(Stored items)
*-*-*

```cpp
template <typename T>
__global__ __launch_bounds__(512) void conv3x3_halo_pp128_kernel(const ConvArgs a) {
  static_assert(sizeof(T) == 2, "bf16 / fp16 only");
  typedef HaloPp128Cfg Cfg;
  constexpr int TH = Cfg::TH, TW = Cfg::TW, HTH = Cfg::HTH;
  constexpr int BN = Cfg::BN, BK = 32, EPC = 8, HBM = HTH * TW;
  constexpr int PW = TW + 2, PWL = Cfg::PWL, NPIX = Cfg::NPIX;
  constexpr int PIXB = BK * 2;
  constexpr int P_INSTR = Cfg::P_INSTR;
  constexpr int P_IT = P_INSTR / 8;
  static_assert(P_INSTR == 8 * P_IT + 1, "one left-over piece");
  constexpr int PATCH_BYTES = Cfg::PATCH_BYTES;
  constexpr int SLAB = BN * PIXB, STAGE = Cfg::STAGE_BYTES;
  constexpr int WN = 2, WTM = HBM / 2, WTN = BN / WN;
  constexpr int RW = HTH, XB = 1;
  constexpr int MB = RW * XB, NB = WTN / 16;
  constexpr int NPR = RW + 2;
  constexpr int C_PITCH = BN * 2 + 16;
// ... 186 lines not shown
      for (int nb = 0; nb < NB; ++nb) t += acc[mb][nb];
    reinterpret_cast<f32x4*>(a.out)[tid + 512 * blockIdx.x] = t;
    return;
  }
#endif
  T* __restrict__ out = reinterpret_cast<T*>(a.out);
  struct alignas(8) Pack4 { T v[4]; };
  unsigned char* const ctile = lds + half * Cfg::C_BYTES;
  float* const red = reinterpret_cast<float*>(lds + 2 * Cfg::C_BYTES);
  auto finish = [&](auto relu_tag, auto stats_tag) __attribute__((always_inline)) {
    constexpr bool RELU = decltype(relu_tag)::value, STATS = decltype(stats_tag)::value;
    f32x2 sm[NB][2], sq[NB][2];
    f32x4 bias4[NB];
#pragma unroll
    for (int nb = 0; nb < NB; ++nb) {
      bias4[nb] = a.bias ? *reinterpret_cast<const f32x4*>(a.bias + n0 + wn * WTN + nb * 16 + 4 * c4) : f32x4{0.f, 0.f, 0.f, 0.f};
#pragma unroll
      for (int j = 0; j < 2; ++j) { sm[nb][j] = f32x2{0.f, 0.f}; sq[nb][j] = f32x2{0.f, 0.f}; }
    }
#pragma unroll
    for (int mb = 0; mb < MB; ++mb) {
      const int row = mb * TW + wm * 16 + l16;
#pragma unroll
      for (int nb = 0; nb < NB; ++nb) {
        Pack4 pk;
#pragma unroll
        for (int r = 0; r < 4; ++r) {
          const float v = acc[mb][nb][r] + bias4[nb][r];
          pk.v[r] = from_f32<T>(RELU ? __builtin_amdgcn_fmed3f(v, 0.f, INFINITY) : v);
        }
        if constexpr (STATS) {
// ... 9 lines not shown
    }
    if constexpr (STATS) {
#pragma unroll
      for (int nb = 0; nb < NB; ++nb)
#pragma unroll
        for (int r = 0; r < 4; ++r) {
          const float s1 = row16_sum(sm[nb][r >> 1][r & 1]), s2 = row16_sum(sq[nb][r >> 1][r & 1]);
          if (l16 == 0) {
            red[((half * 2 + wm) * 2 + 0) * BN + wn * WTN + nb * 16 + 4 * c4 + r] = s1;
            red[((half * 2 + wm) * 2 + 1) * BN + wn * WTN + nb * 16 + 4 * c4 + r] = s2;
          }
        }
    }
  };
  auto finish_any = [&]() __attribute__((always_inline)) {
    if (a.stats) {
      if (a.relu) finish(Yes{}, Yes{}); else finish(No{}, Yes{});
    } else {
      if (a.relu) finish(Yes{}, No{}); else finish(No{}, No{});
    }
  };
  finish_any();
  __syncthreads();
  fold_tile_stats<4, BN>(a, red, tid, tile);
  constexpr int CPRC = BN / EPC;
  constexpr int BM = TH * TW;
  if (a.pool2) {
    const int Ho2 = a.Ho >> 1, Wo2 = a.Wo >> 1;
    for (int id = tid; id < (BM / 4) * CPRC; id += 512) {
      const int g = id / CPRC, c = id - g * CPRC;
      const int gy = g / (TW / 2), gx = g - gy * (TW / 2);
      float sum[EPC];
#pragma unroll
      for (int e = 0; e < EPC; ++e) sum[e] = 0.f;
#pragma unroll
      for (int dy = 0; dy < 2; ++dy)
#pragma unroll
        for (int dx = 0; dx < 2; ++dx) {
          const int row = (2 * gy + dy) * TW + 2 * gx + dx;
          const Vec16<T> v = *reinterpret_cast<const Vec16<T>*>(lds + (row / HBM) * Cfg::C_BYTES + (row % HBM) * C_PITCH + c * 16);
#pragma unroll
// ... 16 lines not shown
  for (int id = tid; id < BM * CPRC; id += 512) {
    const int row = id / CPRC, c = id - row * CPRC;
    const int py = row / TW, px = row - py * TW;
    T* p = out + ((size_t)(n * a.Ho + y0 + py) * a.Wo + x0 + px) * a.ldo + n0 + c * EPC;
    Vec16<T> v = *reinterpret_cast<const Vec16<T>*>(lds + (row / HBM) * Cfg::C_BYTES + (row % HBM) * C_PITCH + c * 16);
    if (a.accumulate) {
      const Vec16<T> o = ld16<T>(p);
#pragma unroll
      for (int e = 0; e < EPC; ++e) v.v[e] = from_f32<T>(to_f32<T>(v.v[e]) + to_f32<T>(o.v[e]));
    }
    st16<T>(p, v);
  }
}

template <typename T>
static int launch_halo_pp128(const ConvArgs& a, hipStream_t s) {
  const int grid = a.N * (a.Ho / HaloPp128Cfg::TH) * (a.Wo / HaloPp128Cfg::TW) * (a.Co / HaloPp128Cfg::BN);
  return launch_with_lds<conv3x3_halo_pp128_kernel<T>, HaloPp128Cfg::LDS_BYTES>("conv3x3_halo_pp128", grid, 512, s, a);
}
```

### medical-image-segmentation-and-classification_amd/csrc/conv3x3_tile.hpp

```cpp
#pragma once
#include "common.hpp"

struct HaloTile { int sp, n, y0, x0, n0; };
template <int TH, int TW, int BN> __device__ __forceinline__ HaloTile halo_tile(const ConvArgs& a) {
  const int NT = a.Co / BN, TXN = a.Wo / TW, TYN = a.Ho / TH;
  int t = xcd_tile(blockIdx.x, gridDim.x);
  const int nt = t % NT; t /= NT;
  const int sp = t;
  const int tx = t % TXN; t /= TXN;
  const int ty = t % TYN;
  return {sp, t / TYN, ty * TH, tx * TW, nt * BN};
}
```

*-*-*

◆ The problem: The entries above should be repeated exactly, every one of them.

◆ Expected answer:
```cpp
template <typename T>
__global__ __launch_bounds__(512) void conv3x3_halo_pp128_kernel(const ConvArgs a) {
  static_assert(sizeof(T) == 2, "bf16 / fp16 only");
  typedef HaloPp128Cfg Cfg;
  constexpr int TH = Cfg::TH, TW = Cfg::TW, HTH = Cfg::HTH;
  constexpr int BN = Cfg::BN, BK = 32, EPC = 8, HBM = HTH * TW;
  constexpr int PW = TW + 2, PWL = Cfg::PWL, NPIX = Cfg::NPIX;
  constexpr int PIXB = BK * 2;
  constexpr int P_INSTR = Cfg::P_INSTR;
  constexpr int P_IT = P_INSTR / 8;
  static_assert(P_INSTR == 8 * P_IT + 1, "one left-over piece");
  constexpr int PATCH_BYTES = Cfg::PATCH_BYTES;
  constexpr int SLAB = BN * PIXB, STAGE = Cfg::STAGE_BYTES;
  constexpr int WN = 2, WTM = HBM / 2, WTN = BN / WN;
  constexpr int RW = HTH, XB = 1;
  constexpr int MB = RW * XB, NB = WTN / 16;
  constexpr int NPR = RW + 2;
  constexpr int C_PITCH = BN * 2 + 16;
// ... 186 lines not shown
      for (int nb = 0; nb < NB; ++nb) t += acc[mb][nb];
    reinterpret_cast<f32x4*>(a.out)[tid + 512 * blockIdx.x] = t;
    return;
  }
#endif
  T* __restrict__ out = reinterpret_cast<T*>(a.out);
  struct alignas(8) Pack4 { T v[4]; };
  unsigned char* const ctile = lds + half * Cfg::C_BYTES;
  float* const red = reinterpret_cast<float*>(lds + 2 * Cfg::C_BYTES);
  auto finish = [&](auto relu_tag, auto stats_tag) __attribute__((always_inline)) {
    constexpr bool RELU = decltype(relu_tag)::value, STATS = decltype(stats_tag)::value;
    f32x2 sm[NB][2], sq[NB][2];
    f32x4 bias4[NB];
#pragma unroll
    for (int nb = 0; nb < NB; ++nb) {
      bias4[nb] = a.bias ? *reinterpret_cast<const f32x4*>(a.bias + n0 + wn * WTN + nb * 16 + 4 * c4) : f32x4{0.f, 0.f, 0.f, 0.f};
#pragma unroll
      for (int j = 0; j < 2; ++j) { sm[nb][j] = f32x2{0.f, 0.f}; sq[nb][j] = f32x2{0.f, 0.f}; }
    }
#pragma unroll
    for (int mb = 0; mb < MB; ++mb) {
      const int row = mb * TW + wm * 16 + l16;
#pragma unroll
      for (int nb = 0; nb < NB; ++nb) {
        Pack4 pk;
#pragma unroll
        for (int r = 0; r < 4; ++r) {
          const float v = acc[mb][nb][r] + bias4[nb][r];
          pk.v[r] = from_f32<T>(RELU ? __builtin_amdgcn_fmed3f(v, 0.f, INFINITY) : v);
        }
        if constexpr (STATS) {
// ... 9 lines not shown
    }
    if constexpr (STATS) {
#pragma unroll
      for (int nb = 0; nb < NB; ++nb)
#pragma unroll
        for (int r = 0; r < 4; ++r) {
          const float s1 = row16_sum(sm[nb][r >> 1][r & 1]), s2 = row16_sum(sq[nb][r >> 1][r & 1]);
          if (l16 == 0) {
            red[((half * 2 + wm) * 2 + 0) * BN + wn * WTN + nb * 16 + 4 * c4 + r] = s1;
            red[((half * 2 + wm) * 2 + 1) * BN + wn * WTN + nb * 16 + 4 * c4 + r] = s2;
          }
        }
    }
  };
  auto finish_any = [&]() __attribute__((always_inline)) {
    if (a.stats) {
      if (a.relu) finish(Yes{}, Yes{}); else finish(No{}, Yes{});
    } else {
      if (a.relu) finish(Yes{}, No{}); else finish(No{}, No{});
    }
  };
  finish_any();
  __syncthreads();
  fold_tile_stats<4, BN>(a, red, tid, tile);
  constexpr int CPRC = BN / EPC;
  constexpr int BM = TH * TW;
  if (a.pool2) {
    const int Ho2 = a.Ho >> 1, Wo2 = a.Wo >> 1;
    for (int id = tid; id < (BM / 4) * CPRC; id += 512) {
      const int g = id / CPRC, c = id - g * CPRC;
      const int gy = g / (TW / 2), gx = g - gy * (TW / 2);
      float sum[EPC];
#pragma unroll
      for (int e = 0; e < EPC; ++e) sum[e] = 0.f;
#pragma unroll
      for (int dy = 0; dy < 2; ++dy)
#pragma unroll
        for (int dx = 0; dx < 2; ++dx) {
          const int row = (2 * gy + dy) * TW + 2 * gx + dx;
          const Vec16<T> v = *reinterpret_cast<const Vec16<T>*>(lds + (row / HBM) * Cfg::C_BYTES + (row % HBM) * C_PITCH + c * 16);
#pragma unroll
// ... 16 lines not shown
  for (int id = tid; id < BM * CPRC; id += 512) {
    const int row = id / CPRC, c = id - row * CPRC;
    const int py = row / TW, px = row - py * TW;
    T* p = out + ((size_t)(n * a.Ho + y0 + py) * a.Wo + x0 + px) * a.ldo + n0 + c * EPC;
    Vec16<T> v = *reinterpret_cast<const Vec16<T>*>(lds + (row / HBM) * Cfg::C_BYTES + (row % HBM) * C_PITCH + c * 16);
    if (a.accumulate) {
      const Vec16<T> o = ld16<T>(p);
#pragma unroll
      for (int e = 0; e < EPC; ++e) v.v[e] = from_f32<T>(to_f32<T>(v.v[e]) + to_f32<T>(o.v[e]));
    }
    st16<T>(p, v);
  }
}

template <typename T>
static int launch_halo_pp128(const ConvArgs& a, hipStream_t s) {
  const int grid = a.N * (a.Ho / HaloPp128Cfg::TH) * (a.Wo / HaloPp128Cfg::TW) * (a.Co / HaloPp128Cfg::BN);
  return launch_with_lds<conv3x3_halo_pp128_kernel<T>, HaloPp128Cfg::LDS_BYTES>("conv3x3_halo_pp128", grid, 512, s, a);
}
```

### medical-image-segmentation-and-classification_amd/csrc/conv3x3_tile.hpp

```cpp
#pragma once
#include "common.hpp"

struct HaloTile { int sp, n, y0, x0, n0; };
template <int TH, int TW, int BN> __device__ __forceinline__ HaloTile halo_tile(const ConvArgs& a) {
  const int NT = a.Co / BN, TXN = a.Wo / TW, TYN = a.Ho / TH;
  int t = xcd_tile(blockIdx.x, gridDim.x);
  const int nt = t % NT; t /= NT;
  const int sp = t;
  const int tx = t % TXN; t /= TXN;
  const int ty = t % TYN;
  return {sp, t / TYN, ty * TH, tx * TW, nt * BN};
}
```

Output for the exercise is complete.